- **Prompt**
Return each line of the entries that mentions the word "packed".

Stored items
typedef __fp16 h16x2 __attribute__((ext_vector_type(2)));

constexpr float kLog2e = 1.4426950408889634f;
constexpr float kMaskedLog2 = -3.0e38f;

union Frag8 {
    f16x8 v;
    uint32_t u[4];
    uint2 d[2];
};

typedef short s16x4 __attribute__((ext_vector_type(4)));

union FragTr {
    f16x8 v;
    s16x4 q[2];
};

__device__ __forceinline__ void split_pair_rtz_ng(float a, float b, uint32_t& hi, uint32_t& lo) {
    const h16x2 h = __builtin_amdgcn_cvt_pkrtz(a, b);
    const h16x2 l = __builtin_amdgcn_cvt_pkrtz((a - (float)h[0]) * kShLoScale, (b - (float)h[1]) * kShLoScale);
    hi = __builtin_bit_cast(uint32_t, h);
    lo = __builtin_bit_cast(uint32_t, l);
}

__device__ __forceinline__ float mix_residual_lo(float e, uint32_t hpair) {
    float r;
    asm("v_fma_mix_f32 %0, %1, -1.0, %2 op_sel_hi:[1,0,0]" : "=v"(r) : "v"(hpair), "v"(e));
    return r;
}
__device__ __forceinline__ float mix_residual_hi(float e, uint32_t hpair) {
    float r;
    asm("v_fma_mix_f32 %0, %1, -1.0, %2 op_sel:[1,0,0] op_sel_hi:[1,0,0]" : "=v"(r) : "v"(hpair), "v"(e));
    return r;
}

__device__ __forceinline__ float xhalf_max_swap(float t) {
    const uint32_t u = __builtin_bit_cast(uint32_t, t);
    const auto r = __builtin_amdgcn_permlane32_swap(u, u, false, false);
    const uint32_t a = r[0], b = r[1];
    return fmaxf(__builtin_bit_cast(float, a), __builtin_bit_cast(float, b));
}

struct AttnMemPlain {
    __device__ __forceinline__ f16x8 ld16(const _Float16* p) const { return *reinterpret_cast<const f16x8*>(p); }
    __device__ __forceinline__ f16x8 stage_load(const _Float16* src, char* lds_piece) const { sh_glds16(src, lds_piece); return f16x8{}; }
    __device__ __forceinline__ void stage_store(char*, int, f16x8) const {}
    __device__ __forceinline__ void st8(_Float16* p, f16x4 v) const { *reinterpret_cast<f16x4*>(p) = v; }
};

==

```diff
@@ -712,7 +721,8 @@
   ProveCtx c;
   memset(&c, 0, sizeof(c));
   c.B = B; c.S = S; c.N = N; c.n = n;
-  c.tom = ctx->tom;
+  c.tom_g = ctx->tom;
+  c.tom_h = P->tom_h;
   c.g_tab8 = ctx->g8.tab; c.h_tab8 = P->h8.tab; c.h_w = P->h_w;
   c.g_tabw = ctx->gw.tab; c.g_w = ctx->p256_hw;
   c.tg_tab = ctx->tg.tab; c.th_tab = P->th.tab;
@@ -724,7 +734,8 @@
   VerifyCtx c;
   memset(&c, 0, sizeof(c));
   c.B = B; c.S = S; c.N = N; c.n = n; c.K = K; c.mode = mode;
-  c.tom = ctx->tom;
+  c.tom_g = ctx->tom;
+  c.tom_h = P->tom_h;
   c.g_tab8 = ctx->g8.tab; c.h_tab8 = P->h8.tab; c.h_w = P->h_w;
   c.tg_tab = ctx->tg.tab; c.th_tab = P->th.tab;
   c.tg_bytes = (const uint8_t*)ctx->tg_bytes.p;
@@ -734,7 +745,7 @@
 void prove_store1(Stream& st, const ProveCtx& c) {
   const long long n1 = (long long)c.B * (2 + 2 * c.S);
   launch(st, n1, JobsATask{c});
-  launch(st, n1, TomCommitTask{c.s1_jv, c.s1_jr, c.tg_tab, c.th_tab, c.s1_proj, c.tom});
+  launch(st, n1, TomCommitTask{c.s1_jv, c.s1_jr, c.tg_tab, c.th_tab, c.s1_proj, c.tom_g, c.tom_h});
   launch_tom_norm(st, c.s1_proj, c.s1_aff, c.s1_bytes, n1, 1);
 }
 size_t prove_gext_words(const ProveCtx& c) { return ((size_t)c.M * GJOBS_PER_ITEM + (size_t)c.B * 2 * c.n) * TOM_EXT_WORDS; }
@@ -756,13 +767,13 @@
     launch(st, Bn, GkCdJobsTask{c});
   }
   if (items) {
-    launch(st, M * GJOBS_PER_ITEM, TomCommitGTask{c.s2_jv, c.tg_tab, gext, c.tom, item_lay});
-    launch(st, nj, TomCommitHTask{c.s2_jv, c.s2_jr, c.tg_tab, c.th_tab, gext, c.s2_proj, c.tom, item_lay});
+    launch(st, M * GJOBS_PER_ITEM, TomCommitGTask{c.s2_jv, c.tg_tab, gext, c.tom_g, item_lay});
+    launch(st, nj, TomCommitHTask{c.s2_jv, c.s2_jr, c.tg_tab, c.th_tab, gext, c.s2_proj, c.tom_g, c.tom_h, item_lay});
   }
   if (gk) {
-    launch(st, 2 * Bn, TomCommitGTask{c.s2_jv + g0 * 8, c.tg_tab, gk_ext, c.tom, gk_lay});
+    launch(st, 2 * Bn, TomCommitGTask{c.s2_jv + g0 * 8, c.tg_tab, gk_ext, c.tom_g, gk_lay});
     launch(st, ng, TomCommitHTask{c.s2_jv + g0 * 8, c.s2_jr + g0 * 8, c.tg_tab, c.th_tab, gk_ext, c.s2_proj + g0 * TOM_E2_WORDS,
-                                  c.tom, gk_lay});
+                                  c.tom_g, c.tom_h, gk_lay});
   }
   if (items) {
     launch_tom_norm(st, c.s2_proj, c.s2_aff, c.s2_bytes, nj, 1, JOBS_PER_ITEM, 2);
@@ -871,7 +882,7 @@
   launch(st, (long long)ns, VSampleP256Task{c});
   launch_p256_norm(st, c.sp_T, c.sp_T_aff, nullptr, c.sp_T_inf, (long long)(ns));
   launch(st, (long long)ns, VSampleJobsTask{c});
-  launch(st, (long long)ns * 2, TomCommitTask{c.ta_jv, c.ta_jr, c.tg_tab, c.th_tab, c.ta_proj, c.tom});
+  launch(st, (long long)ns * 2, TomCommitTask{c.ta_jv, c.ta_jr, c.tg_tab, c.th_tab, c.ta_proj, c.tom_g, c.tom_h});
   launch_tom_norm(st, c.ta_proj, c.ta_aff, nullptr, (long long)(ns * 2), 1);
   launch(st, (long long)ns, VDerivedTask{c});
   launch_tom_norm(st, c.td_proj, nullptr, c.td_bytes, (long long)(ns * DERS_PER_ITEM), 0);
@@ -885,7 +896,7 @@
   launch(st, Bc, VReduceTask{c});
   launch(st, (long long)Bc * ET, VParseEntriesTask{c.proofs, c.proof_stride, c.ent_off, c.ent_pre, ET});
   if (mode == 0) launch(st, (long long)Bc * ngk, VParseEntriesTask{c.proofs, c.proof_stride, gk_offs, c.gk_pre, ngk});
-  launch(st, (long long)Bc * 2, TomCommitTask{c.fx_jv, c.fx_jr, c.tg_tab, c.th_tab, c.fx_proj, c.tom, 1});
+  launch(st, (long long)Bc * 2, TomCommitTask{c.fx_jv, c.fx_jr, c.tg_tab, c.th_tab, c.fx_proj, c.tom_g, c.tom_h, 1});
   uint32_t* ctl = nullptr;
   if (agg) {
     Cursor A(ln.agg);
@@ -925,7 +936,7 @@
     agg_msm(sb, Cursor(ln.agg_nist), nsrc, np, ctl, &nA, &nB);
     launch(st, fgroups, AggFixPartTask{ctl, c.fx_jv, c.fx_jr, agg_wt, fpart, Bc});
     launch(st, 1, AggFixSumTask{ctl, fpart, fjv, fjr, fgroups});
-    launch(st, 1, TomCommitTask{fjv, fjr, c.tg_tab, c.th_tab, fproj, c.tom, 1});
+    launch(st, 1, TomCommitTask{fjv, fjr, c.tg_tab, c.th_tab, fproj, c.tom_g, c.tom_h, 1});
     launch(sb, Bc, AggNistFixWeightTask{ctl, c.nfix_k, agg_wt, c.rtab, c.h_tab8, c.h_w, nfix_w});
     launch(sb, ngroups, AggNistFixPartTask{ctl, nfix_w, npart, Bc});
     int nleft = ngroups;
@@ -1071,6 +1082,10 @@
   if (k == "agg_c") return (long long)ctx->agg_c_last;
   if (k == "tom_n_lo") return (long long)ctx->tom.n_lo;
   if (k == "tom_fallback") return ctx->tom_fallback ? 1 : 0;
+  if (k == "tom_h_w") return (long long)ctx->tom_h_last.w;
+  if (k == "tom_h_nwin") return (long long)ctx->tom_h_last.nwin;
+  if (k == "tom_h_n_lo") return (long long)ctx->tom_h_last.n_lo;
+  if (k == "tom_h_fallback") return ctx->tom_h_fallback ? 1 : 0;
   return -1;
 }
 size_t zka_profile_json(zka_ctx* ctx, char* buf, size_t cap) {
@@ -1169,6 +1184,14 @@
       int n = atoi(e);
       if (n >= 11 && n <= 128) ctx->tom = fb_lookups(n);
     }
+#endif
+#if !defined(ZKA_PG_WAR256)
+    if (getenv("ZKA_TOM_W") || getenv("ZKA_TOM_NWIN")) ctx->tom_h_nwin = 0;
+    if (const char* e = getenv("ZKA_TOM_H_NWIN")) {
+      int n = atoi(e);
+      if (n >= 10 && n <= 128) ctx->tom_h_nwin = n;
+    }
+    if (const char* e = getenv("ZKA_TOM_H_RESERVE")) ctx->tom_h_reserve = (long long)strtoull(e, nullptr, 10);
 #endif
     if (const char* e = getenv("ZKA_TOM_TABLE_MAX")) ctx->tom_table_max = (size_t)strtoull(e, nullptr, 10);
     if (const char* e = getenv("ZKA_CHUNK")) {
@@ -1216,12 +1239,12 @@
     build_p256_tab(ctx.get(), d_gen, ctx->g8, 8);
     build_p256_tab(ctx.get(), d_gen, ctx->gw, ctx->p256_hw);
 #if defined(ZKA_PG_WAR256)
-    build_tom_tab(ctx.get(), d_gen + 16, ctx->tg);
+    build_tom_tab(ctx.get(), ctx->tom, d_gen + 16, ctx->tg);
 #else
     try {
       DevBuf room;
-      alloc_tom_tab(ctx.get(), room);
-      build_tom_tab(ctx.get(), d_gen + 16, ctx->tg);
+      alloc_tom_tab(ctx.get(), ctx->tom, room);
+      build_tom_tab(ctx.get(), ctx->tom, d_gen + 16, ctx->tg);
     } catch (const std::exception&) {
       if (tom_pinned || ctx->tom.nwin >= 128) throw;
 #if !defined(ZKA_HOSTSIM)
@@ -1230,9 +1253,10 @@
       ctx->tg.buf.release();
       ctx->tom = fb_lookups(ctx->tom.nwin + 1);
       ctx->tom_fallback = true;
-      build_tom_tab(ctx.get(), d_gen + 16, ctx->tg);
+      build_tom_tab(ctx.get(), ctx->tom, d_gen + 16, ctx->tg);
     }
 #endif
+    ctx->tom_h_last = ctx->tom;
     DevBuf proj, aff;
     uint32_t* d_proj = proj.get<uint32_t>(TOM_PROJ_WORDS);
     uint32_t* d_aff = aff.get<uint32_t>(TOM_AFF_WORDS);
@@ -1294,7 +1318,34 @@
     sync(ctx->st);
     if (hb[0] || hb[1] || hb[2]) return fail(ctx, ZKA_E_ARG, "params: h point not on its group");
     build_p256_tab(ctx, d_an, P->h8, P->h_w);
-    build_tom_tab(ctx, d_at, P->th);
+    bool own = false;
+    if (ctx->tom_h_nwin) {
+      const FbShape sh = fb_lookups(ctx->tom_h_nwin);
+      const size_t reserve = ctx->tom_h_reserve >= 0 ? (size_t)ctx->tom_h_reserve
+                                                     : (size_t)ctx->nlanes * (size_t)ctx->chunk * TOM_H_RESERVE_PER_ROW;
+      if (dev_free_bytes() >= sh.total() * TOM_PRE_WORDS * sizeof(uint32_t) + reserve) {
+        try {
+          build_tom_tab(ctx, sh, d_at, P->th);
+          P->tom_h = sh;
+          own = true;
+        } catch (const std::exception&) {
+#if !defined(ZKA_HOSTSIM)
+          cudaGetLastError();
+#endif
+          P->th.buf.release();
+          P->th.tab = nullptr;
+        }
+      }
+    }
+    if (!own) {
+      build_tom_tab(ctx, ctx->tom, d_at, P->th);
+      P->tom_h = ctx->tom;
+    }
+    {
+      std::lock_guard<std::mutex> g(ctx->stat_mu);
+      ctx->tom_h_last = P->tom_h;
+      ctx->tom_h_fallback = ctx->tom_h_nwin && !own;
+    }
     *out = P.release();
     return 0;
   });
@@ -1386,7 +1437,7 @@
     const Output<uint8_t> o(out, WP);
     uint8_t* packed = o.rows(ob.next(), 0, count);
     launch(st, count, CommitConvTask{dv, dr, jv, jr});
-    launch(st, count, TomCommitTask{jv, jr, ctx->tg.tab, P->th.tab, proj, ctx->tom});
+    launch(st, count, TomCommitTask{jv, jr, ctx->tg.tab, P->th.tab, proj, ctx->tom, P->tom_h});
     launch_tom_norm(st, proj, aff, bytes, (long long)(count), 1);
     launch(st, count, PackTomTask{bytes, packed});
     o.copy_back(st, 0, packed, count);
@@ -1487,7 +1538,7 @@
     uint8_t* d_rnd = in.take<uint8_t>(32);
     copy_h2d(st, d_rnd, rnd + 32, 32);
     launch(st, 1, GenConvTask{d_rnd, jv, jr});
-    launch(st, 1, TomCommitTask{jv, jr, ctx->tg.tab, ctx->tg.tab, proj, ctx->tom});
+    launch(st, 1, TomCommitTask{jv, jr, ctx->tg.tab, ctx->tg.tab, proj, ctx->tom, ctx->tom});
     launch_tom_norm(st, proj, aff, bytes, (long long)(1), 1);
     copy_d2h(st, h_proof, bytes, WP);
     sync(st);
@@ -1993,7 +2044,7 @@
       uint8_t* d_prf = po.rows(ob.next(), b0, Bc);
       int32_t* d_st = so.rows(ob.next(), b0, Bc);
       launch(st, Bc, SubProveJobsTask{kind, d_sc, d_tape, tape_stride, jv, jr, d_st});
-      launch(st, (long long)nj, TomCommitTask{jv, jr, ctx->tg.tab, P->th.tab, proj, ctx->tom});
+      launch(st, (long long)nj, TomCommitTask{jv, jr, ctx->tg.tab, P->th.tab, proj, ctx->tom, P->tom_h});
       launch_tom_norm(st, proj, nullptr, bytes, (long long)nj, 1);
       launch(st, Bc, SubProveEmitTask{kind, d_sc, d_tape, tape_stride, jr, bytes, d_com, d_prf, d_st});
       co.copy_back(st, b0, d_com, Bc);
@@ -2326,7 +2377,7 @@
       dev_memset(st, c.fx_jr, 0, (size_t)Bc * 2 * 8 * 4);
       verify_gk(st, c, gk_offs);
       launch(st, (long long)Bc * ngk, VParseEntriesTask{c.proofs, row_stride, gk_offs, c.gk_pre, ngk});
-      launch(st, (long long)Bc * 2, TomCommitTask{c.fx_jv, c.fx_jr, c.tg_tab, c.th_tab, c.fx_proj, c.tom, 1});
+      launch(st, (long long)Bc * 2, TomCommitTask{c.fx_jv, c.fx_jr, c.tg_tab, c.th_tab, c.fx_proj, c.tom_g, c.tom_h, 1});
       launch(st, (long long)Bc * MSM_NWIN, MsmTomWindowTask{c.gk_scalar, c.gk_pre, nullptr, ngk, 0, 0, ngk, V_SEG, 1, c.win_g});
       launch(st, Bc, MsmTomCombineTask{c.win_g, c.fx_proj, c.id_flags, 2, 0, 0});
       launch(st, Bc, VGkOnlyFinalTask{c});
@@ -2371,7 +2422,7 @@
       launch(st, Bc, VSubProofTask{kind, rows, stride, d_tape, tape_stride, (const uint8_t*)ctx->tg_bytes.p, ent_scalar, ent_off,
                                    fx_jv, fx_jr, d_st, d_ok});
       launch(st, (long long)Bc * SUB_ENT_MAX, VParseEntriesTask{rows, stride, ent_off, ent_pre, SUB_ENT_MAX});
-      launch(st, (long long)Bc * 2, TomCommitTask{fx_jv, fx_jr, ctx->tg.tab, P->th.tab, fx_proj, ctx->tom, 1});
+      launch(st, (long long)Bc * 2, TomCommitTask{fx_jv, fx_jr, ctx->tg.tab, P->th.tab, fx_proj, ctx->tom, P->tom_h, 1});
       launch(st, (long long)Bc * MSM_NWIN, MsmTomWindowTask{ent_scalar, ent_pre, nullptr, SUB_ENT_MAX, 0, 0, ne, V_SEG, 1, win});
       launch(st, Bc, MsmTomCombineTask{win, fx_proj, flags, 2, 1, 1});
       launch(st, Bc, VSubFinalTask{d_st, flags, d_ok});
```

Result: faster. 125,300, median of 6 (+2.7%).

- **Task response**
     uint8_t* packed = o.rows(ob.next(), 0, count);
     launch(st, count, PackTomTask{bytes, packed});
     o.copy_back(st, 0, packed, count);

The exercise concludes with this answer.